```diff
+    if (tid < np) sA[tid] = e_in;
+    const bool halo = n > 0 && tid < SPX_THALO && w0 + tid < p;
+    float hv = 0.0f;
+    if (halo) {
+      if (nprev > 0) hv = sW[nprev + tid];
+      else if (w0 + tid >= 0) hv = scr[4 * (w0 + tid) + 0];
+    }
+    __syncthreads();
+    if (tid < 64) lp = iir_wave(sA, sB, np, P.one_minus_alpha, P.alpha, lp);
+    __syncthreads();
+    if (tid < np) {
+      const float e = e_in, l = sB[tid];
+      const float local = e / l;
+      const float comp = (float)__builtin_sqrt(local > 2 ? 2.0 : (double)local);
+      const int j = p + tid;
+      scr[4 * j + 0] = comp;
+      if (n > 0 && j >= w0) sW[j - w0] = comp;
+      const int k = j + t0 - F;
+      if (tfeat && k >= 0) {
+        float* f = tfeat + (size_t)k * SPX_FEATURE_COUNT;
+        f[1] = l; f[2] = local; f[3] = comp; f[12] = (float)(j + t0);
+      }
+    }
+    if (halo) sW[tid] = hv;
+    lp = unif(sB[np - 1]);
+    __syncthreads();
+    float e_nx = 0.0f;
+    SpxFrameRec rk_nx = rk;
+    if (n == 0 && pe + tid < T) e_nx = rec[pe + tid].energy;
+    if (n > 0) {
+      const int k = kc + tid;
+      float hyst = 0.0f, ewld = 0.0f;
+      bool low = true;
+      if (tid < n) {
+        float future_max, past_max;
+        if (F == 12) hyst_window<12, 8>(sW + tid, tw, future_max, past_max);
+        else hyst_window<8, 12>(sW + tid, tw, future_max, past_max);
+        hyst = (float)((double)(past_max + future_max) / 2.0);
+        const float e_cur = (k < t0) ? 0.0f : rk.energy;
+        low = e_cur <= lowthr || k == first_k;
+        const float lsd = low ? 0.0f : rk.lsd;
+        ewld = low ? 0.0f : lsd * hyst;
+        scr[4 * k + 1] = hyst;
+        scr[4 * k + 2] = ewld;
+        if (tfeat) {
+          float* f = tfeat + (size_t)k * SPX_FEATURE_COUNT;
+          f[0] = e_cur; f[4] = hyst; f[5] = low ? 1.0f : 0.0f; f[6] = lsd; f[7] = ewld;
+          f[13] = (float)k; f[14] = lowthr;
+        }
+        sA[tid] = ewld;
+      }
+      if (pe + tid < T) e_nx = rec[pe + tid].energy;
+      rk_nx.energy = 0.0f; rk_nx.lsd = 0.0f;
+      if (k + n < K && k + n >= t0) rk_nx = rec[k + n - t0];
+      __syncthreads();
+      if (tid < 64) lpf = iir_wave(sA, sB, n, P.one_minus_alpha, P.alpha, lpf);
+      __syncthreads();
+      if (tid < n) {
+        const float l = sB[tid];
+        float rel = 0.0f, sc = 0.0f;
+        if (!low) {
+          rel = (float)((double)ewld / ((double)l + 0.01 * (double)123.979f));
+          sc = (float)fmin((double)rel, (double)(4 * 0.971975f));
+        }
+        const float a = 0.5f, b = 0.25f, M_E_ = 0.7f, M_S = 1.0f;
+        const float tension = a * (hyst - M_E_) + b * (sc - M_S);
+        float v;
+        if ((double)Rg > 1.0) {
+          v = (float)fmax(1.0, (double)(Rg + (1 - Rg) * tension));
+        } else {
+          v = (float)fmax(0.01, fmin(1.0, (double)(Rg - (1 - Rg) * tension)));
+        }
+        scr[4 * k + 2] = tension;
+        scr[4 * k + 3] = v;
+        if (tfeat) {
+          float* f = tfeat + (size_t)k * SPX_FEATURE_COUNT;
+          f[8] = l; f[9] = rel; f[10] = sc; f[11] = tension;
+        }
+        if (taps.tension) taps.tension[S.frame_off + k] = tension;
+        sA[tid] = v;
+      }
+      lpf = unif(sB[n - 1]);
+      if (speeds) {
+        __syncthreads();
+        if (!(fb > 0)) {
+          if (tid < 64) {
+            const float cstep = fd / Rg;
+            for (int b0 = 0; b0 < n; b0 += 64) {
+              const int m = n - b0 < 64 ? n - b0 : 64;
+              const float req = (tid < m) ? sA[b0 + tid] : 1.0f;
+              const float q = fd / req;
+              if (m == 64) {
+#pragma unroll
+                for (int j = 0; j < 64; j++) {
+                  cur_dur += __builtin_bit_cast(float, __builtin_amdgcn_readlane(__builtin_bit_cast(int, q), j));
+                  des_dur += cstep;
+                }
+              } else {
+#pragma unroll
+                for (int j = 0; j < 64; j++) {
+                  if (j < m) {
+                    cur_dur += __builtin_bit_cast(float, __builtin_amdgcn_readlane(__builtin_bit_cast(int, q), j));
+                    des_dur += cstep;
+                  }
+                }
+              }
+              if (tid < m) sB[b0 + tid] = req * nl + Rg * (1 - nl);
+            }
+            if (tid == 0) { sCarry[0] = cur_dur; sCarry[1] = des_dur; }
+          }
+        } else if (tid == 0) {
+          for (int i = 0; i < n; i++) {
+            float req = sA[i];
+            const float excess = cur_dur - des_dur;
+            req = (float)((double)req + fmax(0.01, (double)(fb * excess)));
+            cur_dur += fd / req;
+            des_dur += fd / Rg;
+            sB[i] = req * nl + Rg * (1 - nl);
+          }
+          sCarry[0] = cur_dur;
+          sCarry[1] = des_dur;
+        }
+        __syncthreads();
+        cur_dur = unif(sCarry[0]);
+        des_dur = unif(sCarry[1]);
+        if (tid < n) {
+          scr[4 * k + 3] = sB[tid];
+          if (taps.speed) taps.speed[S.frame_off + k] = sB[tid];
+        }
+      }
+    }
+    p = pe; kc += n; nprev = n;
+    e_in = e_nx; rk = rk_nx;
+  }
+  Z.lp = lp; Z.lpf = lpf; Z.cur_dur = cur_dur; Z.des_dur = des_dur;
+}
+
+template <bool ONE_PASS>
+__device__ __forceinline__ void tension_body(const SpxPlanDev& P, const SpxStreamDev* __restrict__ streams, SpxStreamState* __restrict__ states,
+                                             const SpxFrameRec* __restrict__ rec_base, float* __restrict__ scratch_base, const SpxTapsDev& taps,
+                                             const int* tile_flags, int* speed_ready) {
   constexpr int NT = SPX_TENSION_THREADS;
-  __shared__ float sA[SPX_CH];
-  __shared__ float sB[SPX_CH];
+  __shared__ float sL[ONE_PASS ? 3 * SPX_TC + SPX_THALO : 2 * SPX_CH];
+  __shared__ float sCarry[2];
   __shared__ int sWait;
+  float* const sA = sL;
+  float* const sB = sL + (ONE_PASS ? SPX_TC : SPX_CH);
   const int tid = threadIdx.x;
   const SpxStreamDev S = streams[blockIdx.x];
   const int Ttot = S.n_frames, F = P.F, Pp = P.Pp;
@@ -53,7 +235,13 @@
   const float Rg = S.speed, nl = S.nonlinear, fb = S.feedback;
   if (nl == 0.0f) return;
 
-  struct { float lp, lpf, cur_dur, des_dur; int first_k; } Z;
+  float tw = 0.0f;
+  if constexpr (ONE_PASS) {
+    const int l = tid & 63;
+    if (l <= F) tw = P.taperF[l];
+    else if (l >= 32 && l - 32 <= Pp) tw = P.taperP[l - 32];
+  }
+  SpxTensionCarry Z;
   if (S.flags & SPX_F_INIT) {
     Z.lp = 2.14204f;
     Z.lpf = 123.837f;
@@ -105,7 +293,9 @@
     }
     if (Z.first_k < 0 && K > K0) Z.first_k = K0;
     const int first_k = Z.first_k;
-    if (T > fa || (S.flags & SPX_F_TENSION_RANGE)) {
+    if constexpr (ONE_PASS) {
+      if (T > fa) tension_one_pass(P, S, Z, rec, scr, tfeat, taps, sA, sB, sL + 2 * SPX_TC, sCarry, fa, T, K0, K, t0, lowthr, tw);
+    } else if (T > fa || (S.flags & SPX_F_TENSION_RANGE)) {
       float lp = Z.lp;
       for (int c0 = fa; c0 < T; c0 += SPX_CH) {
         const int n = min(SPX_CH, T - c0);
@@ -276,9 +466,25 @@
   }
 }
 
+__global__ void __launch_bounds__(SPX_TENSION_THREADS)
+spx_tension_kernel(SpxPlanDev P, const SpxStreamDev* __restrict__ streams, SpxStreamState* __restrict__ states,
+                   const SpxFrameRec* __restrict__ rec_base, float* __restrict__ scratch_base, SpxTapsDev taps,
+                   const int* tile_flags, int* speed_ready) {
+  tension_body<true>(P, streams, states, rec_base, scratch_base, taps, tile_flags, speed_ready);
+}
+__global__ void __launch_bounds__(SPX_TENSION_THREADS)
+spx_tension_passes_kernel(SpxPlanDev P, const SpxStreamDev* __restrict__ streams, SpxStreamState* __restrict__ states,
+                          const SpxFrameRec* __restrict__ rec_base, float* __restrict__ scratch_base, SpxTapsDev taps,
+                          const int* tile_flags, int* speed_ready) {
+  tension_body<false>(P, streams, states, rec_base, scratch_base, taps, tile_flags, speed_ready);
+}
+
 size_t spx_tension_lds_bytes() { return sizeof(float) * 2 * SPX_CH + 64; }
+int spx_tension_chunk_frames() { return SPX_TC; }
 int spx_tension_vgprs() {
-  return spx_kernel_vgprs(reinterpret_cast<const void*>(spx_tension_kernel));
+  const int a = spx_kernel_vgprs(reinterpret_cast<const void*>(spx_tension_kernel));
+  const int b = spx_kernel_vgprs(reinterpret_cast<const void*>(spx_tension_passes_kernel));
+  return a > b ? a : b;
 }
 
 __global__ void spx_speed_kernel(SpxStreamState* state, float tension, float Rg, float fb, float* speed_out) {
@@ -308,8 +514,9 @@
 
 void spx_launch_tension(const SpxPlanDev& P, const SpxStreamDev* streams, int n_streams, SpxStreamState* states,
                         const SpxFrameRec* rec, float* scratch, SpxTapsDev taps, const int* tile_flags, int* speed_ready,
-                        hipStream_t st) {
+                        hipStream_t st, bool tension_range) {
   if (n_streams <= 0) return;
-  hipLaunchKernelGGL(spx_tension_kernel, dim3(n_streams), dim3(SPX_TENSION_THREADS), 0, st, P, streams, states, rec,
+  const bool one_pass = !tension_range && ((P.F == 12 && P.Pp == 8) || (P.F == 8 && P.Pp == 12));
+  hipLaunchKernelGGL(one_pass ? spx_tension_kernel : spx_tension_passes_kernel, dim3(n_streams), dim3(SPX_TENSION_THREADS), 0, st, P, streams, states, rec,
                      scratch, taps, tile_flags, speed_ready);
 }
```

--- --- ---

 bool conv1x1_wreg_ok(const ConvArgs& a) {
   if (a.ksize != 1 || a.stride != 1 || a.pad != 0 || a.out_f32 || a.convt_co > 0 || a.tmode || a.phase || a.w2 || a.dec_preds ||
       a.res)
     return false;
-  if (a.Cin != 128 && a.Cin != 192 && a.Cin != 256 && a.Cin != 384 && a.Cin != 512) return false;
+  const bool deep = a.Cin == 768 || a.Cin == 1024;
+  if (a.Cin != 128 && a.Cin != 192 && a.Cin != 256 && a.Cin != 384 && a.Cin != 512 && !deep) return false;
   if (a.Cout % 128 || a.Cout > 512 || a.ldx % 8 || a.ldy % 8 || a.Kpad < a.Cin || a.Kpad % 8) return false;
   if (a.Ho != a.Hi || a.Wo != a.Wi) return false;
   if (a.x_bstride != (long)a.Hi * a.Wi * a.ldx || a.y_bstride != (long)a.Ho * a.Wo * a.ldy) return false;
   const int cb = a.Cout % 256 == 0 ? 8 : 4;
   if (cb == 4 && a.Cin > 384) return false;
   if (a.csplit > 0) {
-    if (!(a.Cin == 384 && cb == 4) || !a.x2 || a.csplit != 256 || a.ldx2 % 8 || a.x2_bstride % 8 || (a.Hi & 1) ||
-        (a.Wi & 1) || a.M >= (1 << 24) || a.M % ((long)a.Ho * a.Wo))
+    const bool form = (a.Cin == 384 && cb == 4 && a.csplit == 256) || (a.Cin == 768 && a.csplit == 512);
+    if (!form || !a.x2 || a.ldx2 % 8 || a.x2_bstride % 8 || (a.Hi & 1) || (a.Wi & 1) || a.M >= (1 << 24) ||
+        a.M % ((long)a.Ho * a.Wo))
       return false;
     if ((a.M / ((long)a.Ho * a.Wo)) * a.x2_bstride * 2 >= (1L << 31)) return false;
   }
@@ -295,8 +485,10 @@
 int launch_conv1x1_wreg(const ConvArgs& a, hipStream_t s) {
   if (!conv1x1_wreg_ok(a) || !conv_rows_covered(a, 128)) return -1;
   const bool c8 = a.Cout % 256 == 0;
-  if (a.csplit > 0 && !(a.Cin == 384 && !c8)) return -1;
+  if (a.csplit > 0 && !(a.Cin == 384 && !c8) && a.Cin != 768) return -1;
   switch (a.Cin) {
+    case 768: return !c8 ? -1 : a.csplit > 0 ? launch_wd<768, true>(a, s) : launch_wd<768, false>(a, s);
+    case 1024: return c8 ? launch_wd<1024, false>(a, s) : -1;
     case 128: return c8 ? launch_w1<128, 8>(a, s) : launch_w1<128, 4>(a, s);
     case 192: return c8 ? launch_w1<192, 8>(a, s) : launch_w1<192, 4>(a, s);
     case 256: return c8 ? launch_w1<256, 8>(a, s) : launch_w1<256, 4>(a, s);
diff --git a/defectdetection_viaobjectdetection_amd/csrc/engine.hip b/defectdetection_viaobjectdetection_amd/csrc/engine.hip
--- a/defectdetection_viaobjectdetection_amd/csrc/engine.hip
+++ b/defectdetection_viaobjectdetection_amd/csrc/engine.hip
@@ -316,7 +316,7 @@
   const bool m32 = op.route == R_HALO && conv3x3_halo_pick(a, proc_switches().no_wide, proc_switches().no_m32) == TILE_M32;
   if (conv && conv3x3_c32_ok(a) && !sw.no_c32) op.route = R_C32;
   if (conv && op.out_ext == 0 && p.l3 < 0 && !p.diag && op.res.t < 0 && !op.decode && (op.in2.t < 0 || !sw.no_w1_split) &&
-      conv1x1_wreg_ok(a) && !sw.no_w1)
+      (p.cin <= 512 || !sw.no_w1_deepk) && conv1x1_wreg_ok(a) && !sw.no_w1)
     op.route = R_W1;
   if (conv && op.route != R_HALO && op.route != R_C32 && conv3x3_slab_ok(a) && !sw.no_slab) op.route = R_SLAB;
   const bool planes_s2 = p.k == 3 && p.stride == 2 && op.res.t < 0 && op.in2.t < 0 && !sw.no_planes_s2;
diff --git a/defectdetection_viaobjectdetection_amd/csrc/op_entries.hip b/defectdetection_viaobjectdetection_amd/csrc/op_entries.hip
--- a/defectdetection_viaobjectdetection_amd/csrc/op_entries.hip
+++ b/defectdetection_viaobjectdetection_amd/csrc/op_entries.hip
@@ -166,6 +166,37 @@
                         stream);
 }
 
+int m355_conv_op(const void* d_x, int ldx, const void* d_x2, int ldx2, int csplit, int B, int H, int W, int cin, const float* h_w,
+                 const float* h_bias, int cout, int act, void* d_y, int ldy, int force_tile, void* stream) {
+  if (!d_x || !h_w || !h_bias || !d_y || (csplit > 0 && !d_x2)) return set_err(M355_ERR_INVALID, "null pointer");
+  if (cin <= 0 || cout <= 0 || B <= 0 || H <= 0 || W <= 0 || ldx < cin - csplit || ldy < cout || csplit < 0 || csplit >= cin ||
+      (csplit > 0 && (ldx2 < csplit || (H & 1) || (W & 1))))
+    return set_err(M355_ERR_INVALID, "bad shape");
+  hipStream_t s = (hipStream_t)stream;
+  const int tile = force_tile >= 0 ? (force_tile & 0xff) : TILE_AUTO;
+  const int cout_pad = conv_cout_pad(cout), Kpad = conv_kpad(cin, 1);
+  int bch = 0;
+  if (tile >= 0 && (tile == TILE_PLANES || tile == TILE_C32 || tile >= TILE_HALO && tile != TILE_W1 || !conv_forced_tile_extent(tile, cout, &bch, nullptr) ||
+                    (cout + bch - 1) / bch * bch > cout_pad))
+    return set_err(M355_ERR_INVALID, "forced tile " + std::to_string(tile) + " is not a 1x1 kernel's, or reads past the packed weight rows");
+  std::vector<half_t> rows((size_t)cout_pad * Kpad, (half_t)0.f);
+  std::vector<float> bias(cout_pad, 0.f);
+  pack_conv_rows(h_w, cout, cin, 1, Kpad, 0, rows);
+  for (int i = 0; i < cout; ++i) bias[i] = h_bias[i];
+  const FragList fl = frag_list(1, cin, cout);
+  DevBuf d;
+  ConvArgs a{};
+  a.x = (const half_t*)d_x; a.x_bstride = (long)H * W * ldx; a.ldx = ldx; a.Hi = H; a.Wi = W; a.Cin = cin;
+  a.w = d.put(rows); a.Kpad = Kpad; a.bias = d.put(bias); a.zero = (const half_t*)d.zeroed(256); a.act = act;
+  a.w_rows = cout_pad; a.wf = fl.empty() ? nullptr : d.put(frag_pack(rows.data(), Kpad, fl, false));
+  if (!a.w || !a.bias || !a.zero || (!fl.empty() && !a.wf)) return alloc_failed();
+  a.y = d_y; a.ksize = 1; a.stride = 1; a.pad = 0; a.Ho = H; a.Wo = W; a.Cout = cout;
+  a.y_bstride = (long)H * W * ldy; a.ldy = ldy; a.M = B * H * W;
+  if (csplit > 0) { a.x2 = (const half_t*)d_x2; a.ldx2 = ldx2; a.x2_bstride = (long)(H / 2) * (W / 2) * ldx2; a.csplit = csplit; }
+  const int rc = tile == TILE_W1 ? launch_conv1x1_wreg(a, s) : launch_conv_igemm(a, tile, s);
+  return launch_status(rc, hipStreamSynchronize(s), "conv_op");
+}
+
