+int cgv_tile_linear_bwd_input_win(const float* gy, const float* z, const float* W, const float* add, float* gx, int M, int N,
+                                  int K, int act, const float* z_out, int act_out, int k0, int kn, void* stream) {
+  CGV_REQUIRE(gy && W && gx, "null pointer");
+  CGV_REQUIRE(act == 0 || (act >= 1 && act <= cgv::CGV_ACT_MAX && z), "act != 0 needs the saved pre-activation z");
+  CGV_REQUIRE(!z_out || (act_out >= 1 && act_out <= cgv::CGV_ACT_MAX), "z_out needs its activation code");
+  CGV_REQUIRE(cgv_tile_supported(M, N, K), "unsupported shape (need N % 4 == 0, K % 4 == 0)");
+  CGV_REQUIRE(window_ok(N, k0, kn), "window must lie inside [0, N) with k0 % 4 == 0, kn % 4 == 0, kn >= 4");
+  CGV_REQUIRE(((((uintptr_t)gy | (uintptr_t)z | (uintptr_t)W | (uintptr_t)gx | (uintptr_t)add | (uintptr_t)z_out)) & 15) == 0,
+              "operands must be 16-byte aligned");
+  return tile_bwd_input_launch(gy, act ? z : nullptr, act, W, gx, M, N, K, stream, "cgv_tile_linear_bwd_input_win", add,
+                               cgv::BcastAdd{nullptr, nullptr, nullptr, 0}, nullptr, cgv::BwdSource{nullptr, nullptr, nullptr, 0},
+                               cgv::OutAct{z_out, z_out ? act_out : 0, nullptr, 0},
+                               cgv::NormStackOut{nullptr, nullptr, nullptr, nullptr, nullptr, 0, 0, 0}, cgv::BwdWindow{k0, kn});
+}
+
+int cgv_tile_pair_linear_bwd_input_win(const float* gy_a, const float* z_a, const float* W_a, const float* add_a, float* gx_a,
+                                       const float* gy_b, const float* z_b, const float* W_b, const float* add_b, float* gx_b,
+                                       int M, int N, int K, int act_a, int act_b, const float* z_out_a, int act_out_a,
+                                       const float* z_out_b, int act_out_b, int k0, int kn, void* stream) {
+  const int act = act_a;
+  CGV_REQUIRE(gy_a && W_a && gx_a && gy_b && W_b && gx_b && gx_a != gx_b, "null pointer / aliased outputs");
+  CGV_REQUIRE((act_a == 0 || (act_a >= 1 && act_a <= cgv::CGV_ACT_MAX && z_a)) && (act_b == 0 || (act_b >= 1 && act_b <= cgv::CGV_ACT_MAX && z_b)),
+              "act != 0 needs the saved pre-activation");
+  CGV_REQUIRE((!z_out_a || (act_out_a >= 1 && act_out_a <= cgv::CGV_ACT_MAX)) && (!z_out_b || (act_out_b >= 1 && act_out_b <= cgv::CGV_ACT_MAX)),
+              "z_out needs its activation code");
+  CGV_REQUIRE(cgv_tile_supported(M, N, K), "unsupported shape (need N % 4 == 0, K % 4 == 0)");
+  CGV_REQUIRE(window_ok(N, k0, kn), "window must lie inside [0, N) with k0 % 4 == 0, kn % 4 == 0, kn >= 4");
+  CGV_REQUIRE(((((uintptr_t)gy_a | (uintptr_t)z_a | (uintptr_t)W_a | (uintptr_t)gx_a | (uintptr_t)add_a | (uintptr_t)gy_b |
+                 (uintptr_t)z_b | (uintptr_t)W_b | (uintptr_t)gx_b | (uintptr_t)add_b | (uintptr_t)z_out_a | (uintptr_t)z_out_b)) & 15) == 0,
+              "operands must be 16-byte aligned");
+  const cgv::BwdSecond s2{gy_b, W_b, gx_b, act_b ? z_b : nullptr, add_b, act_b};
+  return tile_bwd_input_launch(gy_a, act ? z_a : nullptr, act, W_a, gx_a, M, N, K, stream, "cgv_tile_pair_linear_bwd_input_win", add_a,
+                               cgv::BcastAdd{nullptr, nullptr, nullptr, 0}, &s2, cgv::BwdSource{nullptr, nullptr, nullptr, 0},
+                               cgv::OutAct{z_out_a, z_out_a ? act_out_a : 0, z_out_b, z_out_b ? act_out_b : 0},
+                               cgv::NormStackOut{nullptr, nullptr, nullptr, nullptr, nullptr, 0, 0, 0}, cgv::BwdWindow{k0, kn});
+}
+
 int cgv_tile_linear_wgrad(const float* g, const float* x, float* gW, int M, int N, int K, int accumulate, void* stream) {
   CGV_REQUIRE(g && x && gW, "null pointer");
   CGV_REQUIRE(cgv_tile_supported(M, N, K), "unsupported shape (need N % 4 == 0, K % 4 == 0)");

--- --- ---

:: Your assignment ::
All lines in the entries above that hold the word "vector" need to be copied.

:: Task result ::
+  std::vector<half_t> rows((size_t)cout_pad * Kpad, (half_t)0.f);
+  std::vector<float> bias(cout_pad, 0.f);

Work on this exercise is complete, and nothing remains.